[DIRECTIONS] Given the material below, output exactly the lines from the line with "bool published[DEXR_MAXJ];" to the line with "std::vector<PairRec> recs;", both ends included, and no other lines.
*** Opening PROVIDED DATA ***
int launch_wide_once(const dexr_model* m, dexr::KernelParams kp, hipStream_t st, bool f64 = false) {
  const bool modchol = f64 ? wide_modchol_rule(m) : m->wide_modchol;
  const size_t per_wave = f64 ? (m->wide_mimic ? (modchol ? dexr::wide_lds_per_wave_d_mc_16() : dexr::wide_lds_per_wave_d_m_16())
                                               : (m->wbucket == 16 ? dexr::wide_lds_per_wave_d_16() : m->wbucket == 24 ? dexr::wide_lds_per_wave_d_24() : 0))
                              : m->wide_mimic ? dexr::wide_lds_per_wave_m_16() : dexr::wide_lds_per_wave(m->wbucket);
  if (per_wave == 0) return fail(DEXR_ERR_UNSUPPORTED, "no float64 sixteen-lane kernel for bucket %d", m->wbucket);
  if (kp.kpts && kp.n_kp > 85) return fail(DEXR_ERR_UNSUPPORTED, "the sixteen-lane kernel takes at most 85 keypoints per frame (%d)", kp.n_kp);
  int wpb = 4;
  while (wpb > 1 && per_wave * wpb > (f64 ? 160 : 80) * 1024) wpb >>= 1;
  const int64_t sprint_max = m->tune.sprint_max_batch < 0 ? 2048 : m->tune.sprint_max_batch;
  const bool sprint = !f64 && kp.B <= sprint_max && kp.n_comp == 1;
  const int fpw = sprint ? 1 : 4;
  {
    const bool ladder = sprint && m->tune.sprint_ladder != 0;
    const float mu_on[4] = {0.03f, 0.3f, 3.f, 30.f};
    for (int r = 0; r < 4; ++r) kp.sprint_mu[r] = ladder ? mu_on[r] : 1.f;
    if (ladder || f64) kp.blind_tol = 0.f;
  }
  const int64_t tiles = (kp.B + fpw - 1) / fpw;
  const int occ = f64 ? 1 : sprint ? ((!m->wide_mimic && m->wbucket > 24) ? 1 : 2) : ((!m->wide_mimic && m->wbucket == 16) ? 3 : 2);
  int64_t resident = (int64_t)m->n_cu * 4 * occ;
  if (m->tune.resident_waves > 0) resident = m->tune.resident_waves;
  int64_t per_comp = (resident + kp.n_comp - 1) / kp.n_comp;
  if (per_comp > tiles) per_comp = tiles;
  const int64_t waves = per_comp * kp.n_comp;
  const int64_t blocks = (waves + wpb - 1) / wpb;
  if (blocks > 0x7fffffffLL) return fail(DEXR_ERR_INVALID, "batch too large for one launch");
  kp.q0 = (uint32_t)(per_comp * fpw);
  { const int rc = take_queue(m, kp, st, (int64_t)kp.q0 < kp.B); if (rc != DEXR_OK) return rc; }
#ifdef DEXR_WIDE_PROF
  static double* wprof = nullptr;
  if (!wprof) (void)hipMalloc((void**)&wprof, 12 * sizeof(double));
  (void)hipMemsetAsync(wprof, 0, 12 * sizeof(double), st);
  kp.g64out = wprof;
#endif
  dexr::wide_launch_fn fn = f64 ? (m->wide_mimic ? (modchol ? dexr::launch_wide_d_mc_16 : dexr::launch_wide_d_m_16)
                                                 : m->wbucket == 16 ? dexr::launch_wide_d_16 : m->wbucket == 24 ? dexr::launch_wide_d_24 : nullptr)
                          : m->wide_mimic ? (sprint ? (m->wide_modchol ? dexr::launch_wide_s_mc_16 : dexr::launch_wide_s_m_16)
                                                    : (m->wide_modchol ? dexr::launch_wide_mc_16 : dexr::launch_wide_m_16))
                            : sprint      ? dexr::find_wide_sprint_launcher(m->wbucket)
                                          : dexr::find_wide_launcher(m->wbucket);
  if (!fn) return fail(DEXR_ERR_UNSUPPORTED, "no sixteen-lane kernel for bucket %d", m->wbucket);
  hipError_t e = fn(kp, m->d_wide, dim3((unsigned)blocks), dim3(64 * wpb), per_wave * wpb, st);
  if (e != hipSuccess) return fail(DEXR_ERR_HIP, "kernel launch failed: %s", hipGetErrorString(e));
#ifdef DEXR_WIDE_PROF
  {
    double h[12];
    (void)hipStreamSynchronize(st);
    (void)hipMemcpy(h, wprof, sizeof(h), hipMemcpyDeviceToHost);
    const char* names[9] = {"hand-out", "fk", "terms", "term loop", "2nd order", "accept/active set", "factor+solve", "step", "retire"};
    fprintf(stderr, "[wprof] B=%lld passes(wave 0)=%.0f cycles per pass:", (long long)kp.B, h[11]);
    for (int i = 0; i < 9; ++i) fprintf(stderr, " %s %.0f |", names[i], h[11] > 0 ? h[i] / h[11] : 0.0);
    fprintf(stderr, "\n");
  }
#endif
  return DEXR_OK;
}

size_t lpt_slot_bytes(int64_t B) {
  const size_t b = (size_t)B;
  return b * sizeof(int32_t) + (dexr_fleet_ws_ints() + b) * sizeof(int32_t);
}
int lpt_slot_grow(dexr_model::LptSlot& sl, size_t bytes) {
  if (sl.bytes >= bytes) return DEXR_OK;
  if (sl.buf) {
    if (sl.done) HIP_TRY(hipEventSynchronize(sl.done));
    HIP_TRY(hipFree(sl.buf));
    sl.buf = nullptr;
    sl.bytes = 0;
  }
  HIP_TRY(hipMalloc(&sl.buf, bytes));
  sl.bytes = bytes;
  return DEXR_OK;
}

int launch_wide(const dexr_model* m, dexr::KernelParams kp, hipStream_t st, bool f64 = false) {
  const int want = m->tune.longest_first;
  const bool plain = !kp.perm && !kp.bucket && kp.T == 0 && kp.n_comp == 1;
  const bool by_state = plain && kp.kind == DEXR_KIND_DEXPILOT &&
                        (want == 2 || (want < 0 && kp.n_opt >= 9 && kp.B >= 4 * (int64_t)m->n_cu * 4 * 2 * 4));
  if (!by_state) return launch_wide_once(m, kp, st, f64);
  hipStreamCaptureStatus cap = hipStreamCaptureStatusNone;
  if (hipStreamIsCapturing(st, &cap) != hipSuccess || cap != hipStreamCaptureStatusNone)
    return launch_wide_once(m, kp, st, f64);
  const size_t bytes = lpt_slot_bytes(kp.B);
  dexr_model::LptSlot& sl = m->lpt[m->lnext.fetch_add(1u) % dexr_model::LSLOTS];
  if (!sl.done) HIP_TRY(hipEventCreateWithFlags(&sl.done, hipEventDisableTiming));
  else HIP_TRY(hipStreamWaitEvent(st, sl.done, 0));
  { const int rc = lpt_slot_grow(sl, bytes); if (rc != DEXR_OK) return rc; }
  int32_t* key = static_cast<int32_t*>(sl.buf);
  int32_t* ws = key + kp.B;
  hipError_t e = dexr_dexpilot_order_launch(kp.B, kp.kpts, kp.ref, kp.state, kp.n_kp, kp.n_ref, kp.h_task, kp.h_origin, kp.num_fingers,
                                            kp.project_dist, kp.escape_dist, key, ws, st);
  if (e != hipSuccess) return fail(DEXR_ERR_HIP, "ordering kernels failed: %s", hipGetErrorString(e));
  kp.perm = ws + dexr_fleet_ws_ints();
  const int rc = launch_wide_once(m, kp, st, f64);
  HIP_TRY(hipEventRecord(sl.done, st));
  return rc;
}

bool build_wide_tables(dexr_model* m) {
  m->wide_tabs.clear();
  m->wide_mimic = m->has_mimic;
  m->wbucket = m->bucket < 16 ? 16 : m->bucket;
  if (m->bucket < 8 || m->h.kind == DEXR_KIND_FKONLY) return false;
  if (m->has_mimic && (m->max_vars > 16 || m->max_joints > 32)) return false;
  for (const dexr_comp_table& c : m->comps) {
    dexr::WideTable w;
    std::memset(&w, 0, sizeof(w));
    std::memset(w.chain, 0xFF, sizeof(w.chain));
    const int nj = c.n_joint;
    if (c.n_term > 16 || c.n_frame > 16) return false;
    int parent[DEXR_MAXJ], slot_owner[DEXR_NSLOT + 1];
    bool has_child[DEXR_MAXJ];
    for (int s = 0; s <= DEXR_NSLOT; ++s) slot_owner[s] = -1;
    for (int k = 0; k < nj; ++k) {
      has_child[k] = false;
      if (c.src_kind[k] != DEXR_SRC_OPT && c.src_kind[k] != DEXR_SRC_FIXED && c.src_kind[k] != DEXR_SRC_MIMIC) return false;
      const int rs = c.restore[k];
      if (rs == -2) parent[k] = -1;
      else if (rs >= 0) { if (rs > DEXR_NSLOT) return false; parent[k] = slot_owner[rs]; }
      else parent[k] = k - 1;
      if (c.save[k] >= 0) { if (c.save[k] > DEXR_NSLOT) return false; slot_owner[c.save[k]] = k; }
    }
    for (int k = 0; k < nj; ++k)
      if (parent[k] >= 0) has_child[parent[k]] = true;
    bool published[DEXR_MAXJ];
    for (int k = 0; k < nj; ++k) {
      published[k] = false;
      uint32_t anc = 0;
      for (int j = k; j >= 0; j = parent[j])
        if (c.jtype[j] == DEXR_JOINT_REVOLUTE) anc |= 1u << j;
      w.anc_rev[k] = anc;
    }
    int n_chain = 0, depth = 0;
    for (int k = 0; k < nj; ++k) {
      if (has_child[k]) continue;
      if (n_chain == 16) return false;
      int path[DEXR_MAXJ], len = 0;
      for (int j = k; j >= 0; j = parent[j]) path[len++] = j;
      if (len > 16) return false;
      for (int s = 0; s < len; ++s) {
        const int j = path[len - 1 - s];
        w.chain[n_chain][s] = (uint8_t)(j | (published[j] ? 0 : 0x80));
        published[j] = true;
      }
      if (len > depth) depth = len;
      ++n_chain;
    }
    w.n_chain = n_chain;
    w.depth = depth;
    std::memset(w.fam, 0xFF, sizeof(w.fam));
    if (m->has_mimic) {
      int fam_n[16] = {0};
      for (int v = 0; v < c.n_var; ++v) w.fam[v][fam_n[v]++] = (uint8_t)c.var_joint[v];
      for (int k = 0; k < nj; ++k) {
        const int v = c.var[k];
        if (v < 0 || c.var_joint[v] == k) continue;
        if (fam_n[v] == 3) return false;
        w.fam[v][fam_n[v]++] = (uint8_t)k;
      }
      for (int v = 0; v < c.n_var; ++v) w.fam_max = fam_n[v] > w.fam_max ? fam_n[v] : w.fam_max;
      struct PairRec { int lane; uint32_t word; };
      std::vector<PairRec> recs;
      for (int k = 0; k < nj; ++k) {
        if (c.var[k] < 0) continue;
        for (int j = k; j >= 0; j = parent[j]) {
          if (c.jtype[j] != DEXR_JOINT_REVOLUTE || c.var[j] < 0) continue;
          const int vk = c.var[k], vj = c.var[j];
          const int vhi = vk > vj ? vk : vj, vlo = vk > vj ? vj : vk;
          const int i = vhi >> 2, jj = vlo >> 2;
          const uint32_t dbl = (j != k && vk == vj) ? 1u : 0u;
          recs.push_back({(vhi & 3) * 4 + (vlo & 3), (uint32_t)k | ((uint32_t)j << 5) | ((uint32_t)(i * (i + 1) / 2 + jj) << 10) | (dbl << 14)});
        }
      }
      if (recs.size() > 128) return false;
      int n = 0;
      for (int ln = 0; ln < 16; ++ln) {
        w.pair_off[ln] = (uint8_t)n;
        for (const PairRec& r : recs)
          if (r.lane == ln) w.pair[n++] = r.word;
        const int cnt = n - w.pair_off[ln];
        if (cnt > w.pair_max) w.pair_max = cnt;
      }
      w.pair_off[16] = (uint8_t)n;
    }
    m->wide_tabs.push_back(w);
  }
  return true;
}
*** Closing PROVIDED DATA ***
[REPLY TO THE EXERCISE]
    bool published[DEXR_MAXJ];
    for (int k = 0; k < nj; ++k) {
      published[k] = false;
      uint32_t anc = 0;
      for (int j = k; j >= 0; j = parent[j])
        if (c.jtype[j] == DEXR_JOINT_REVOLUTE) anc |= 1u << j;
      w.anc_rev[k] = anc;
    }
    int n_chain = 0, depth = 0;
    for (int k = 0; k < nj; ++k) {
      if (has_child[k]) continue;
      if (n_chain == 16) return false;
      int path[DEXR_MAXJ], len = 0;
      for (int j = k; j >= 0; j = parent[j]) path[len++] = j;
      if (len > 16) return false;
      for (int s = 0; s < len; ++s) {
        const int j = path[len - 1 - s];
        w.chain[n_chain][s] = (uint8_t)(j | (published[j] ? 0 : 0x80));
        published[j] = true;
      }
      if (len > depth) depth = len;
      ++n_chain;
    }
    w.n_chain = n_chain;
    w.depth = depth;
    std::memset(w.fam, 0xFF, sizeof(w.fam));
    if (m->has_mimic) {
      int fam_n[16] = {0};
      for (int v = 0; v < c.n_var; ++v) w.fam[v][fam_n[v]++] = (uint8_t)c.var_joint[v];
      for (int k = 0; k < nj; ++k) {
        const int v = c.var[k];
        if (v < 0 || c.var_joint[v] == k) continue;
        if (fam_n[v] == 3) return false;
        w.fam[v][fam_n[v]++] = (uint8_t)k;
      }
      for (int v = 0; v < c.n_var; ++v) w.fam_max = fam_n[v] > w.fam_max ? fam_n[v] : w.fam_max;
      struct PairRec { int lane; uint32_t word; };
      std::vector<PairRec> recs;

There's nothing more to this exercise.